[PROBLEM REQUIREMENTS]: Find the lines below that contain the string "stream". Copy each one.

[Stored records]
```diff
@@ -1107,13 +1121,14 @@
   if (n > 0) {
     const double qq = qn2[q];
     const bool fast = use_qlds != 0;
-    if (phase == 0 && fast) {
+    const bool own_pairs = FINISH || phase == 0;
+    if (own_pairs && fast) {
       const int D4 = (A.n_taps * A.F) >> 2;
       const f32x4* src = reinterpret_cast<const f32x4*>(A.q32 + (int64_t)q * A.n_taps * A.F);
       for (int i = tid; i < D4; i += blockDim.x) reinterpret_cast<f32x4*>(qlds)[i] = src[i];
       __syncthreads();
     }
-    for (int e = wv; e < n && phase == 0; e += nwv) {
+    for (int e = wv; e < n && own_pairs; e += nwv) {
       const double d = pair_distance_wave(A, q, qlds, l_c[e], lane, fast, qq, cn2);
       if (lane == 0) l_d[e] = d;
     }
@@ -1183,8 +1198,10 @@
   if (tid == 0) ctl[2] = 0;
   __syncthreads();
   bool repaired = false;
-  if (phase == 2 && RC.pos_t && reinterpret_cast<const int*>(wq + 24 * (size_t)K)[1] == 1) {
-    const int16_t* w_order = reinterpret_cast<const int16_t*>(wq + mix_park_order_off(K));
+  if (FINISH ? order_parked
+             : (phase == 2 && RC.pos_t && reinterpret_cast<const int*>(wq + 24 * (size_t)K)[1] == 1)) {
+    const int16_t* w_order = FINISH ? reinterpret_cast<const int16_t*>(reinterpret_cast<unsigned char*>(pot_c) + MIX_FINISH_ORDER_OFF)
+                                    : reinterpret_cast<const int16_t*>(wq + mix_park_order_off(K));
     for (int r = tid; r < K; r += blockDim.x) s_code[r] = w_order[r];
     __syncthreads();
     for (int round = 0; round < 24 && !repaired; ++round) {
@@ -1214,7 +1231,7 @@
   for (int r = tid; r + 1 < K; r += blockDim.x) {
     const int ka = s_code[r], kb = s_code[r + 1];
     if (besti[ka] == 0xffffffffu || besti[kb] == 0xffffffffu) continue;
-    if (phase == 2 && RC.pos_t &&
+    if ((FINISH || phase == 2) && RC.pos_t &&
         !(reinterpret_cast<const unsigned char*>(pot_c)[ka] && reinterpret_cast<const unsigned char*>(pot_c)[kb]))
       continue;
     if (v[kb] - v[ka] < A.eps) {
@@ -1264,7 +1281,7 @@
                              const int32_t* cand_t, int G, int n_taps, int tap_stride,
                              const float* q32, const double* qn2, const double* cn2, double eps1,
                              double eps2, int32_t* stats, void* ws, int64_t ws_bytes, int base_is_f16,
-                             const RankCut* cut = nullptr) {
+                             const RankCut* cut = nullptr, bool finish = false) {
   QPG_REQUIRE(ctx && D && (cand_code || C == 0) && out_dist && out_idx && base && cand_t && q32 && qn2 && cn2 && stats,
               "%s: null pointer", name);
   QPG_REQUIRE(Q >= 0 && C >= 0 && K > 0 && K <= 512 && ldD >= C && C + (int64_t)idx_base < 0x7fffffffll,
@@ -1286,6 +1303,8 @@
     if (hipFuncSetAttribute(reinterpret_cast<const void*>(percode_select_mixed_f64_kernel<double>),
                             hipFuncAttributeMaxDynamicSharedMemorySize, 128 * 1024) != hipSuccess ||
         hipFuncSetAttribute(reinterpret_cast<const void*>(percode_select_mixed_f64_kernel<float>),
+                            hipFuncAttributeMaxDynamicSharedMemorySize, 128 * 1024) != hipSuccess ||
+        hipFuncSetAttribute(reinterpret_cast<const void*>(percode_select_mixed_f64_kernel<float, true>),
                             hipFuncAttributeMaxDynamicSharedMemorySize, 128 * 1024) != hipSuccess) {
       qpg_set_error("%s: cannot raise the dynamic LDS limit", name);
       return QPG_EHIP;
@@ -1315,6 +1334,13 @@
       RCv = *cut;
       sh2c = sh2 + 12 * (size_t)rank_sort_pow2(K) + 8 * (size_t)((K + 7) / 8 * 8) + 17 * 8 + 64 * (8 + 8 + 4) +
              16 * (size_t)K;
+    }
+    if (finish) {
+      hipLaunchKernelGGL((percode_select_mixed_f64_kernel<float, true>), dim3(Q), dim3(1024), sh, qpg_stream(stream),
+                         static_cast<const float*>(D), ldD, cand_code, C, K, absent, idx_base, out_dist, out_idx, out_rank,
+                         q_block, block_stride, A, eps1, cn2, qn2, use_qlds, 1, w, 1, RCv);
+      QPG_LAUNCH_CHECK("percode_select_mixed_f64_kernel (finish)");
+      return QPG_OK;
     }
     SEL_MIX_LAUNCH(float, sh2c, 1, 1);
   } else {
@@ -1358,6 +1384,25 @@
   return select_mixed_impl(name, ctx, stream, D, d_is_f32, ldD, Q, cand_code, C, K, absent, idx_base, out_dist, out_idx,
                            out_rank, q_block, block_stride, base, T, F, cand_t, G, n_taps, tap_stride, q32, qn2, cn2, eps1, eps2,
                            stats, ws, ws_bytes, base_is_f16, &rc);
+}
+
+extern "C" int qpg_percode_select_mixed_f64_cut_finish(qpg_ctx* ctx, void* stream, const void* D, int d_is_f32, int64_t ldD,
+                                                       int Q, const int16_t* cand_code, int64_t C, int K, double absent,
+                                                       int32_t idx_base, double* out_dist, int32_t* out_idx, int16_t* out_rank,
+                                                       int q_block, int64_t block_stride, const float* base, int T, int F,
+                                                       const int32_t* cand_t, int G, int n_taps, int tap_stride,
+                                                       const float* q32, const double* qn2, const double* cn2, double eps1,
+                                                       double eps2, int32_t* stats, void* ws, int64_t ws_bytes, int base_is_f16,
+                                                       const int16_t* pos_rank_t, const int16_t* freq_rank, int top_n,
+                                                       int probe) {
+  const char* name = "qpg_percode_select_mixed_f64_cut_finish";
+  QPG_REQUIRE(pos_rank_t && freq_rank && out_rank && ws && d_is_f32 && q_block == 0 && (top_n == 1 || top_n == 2) &&
+                  probe >= 0,
+              "%s: needs the rank tables, out_rank, an f32 matrix, a workspace, no block layout, top_n 1 or 2", name);
+  RankCut rc = {pos_rank_t, freq_rank, top_n, probe > 0 ? probe : 64};
+  return select_mixed_impl(name, ctx, stream, D, d_is_f32, ldD, Q, cand_code, C, K, absent, idx_base, out_dist, out_idx,
+                           out_rank, q_block, block_stride, base, T, F, cand_t, G, n_taps, tap_stride, q32, qn2, cn2, eps1, eps2,
+                           stats, ws, ws_bytes, base_is_f16, &rc, true);
 }
 
 template <typename T, typename KeyT, bool PACKED>
```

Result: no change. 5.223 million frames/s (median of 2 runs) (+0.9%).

[TASK RESPONSE]:
+      hipLaunchKernelGGL((percode_select_mixed_f64_kernel<float, true>), dim3(Q), dim3(1024), sh, qpg_stream(stream),
   return select_mixed_impl(name, ctx, stream, D, d_is_f32, ldD, Q, cand_code, C, K, absent, idx_base, out_dist, out_idx,
+extern "C" int qpg_percode_select_mixed_f64_cut_finish(qpg_ctx* ctx, void* stream, const void* D, int d_is_f32, int64_t ldD,
+  return select_mixed_impl(name, ctx, stream, D, d_is_f32, ldD, Q, cand_code, C, K, absent, idx_base, out_dist, out_idx,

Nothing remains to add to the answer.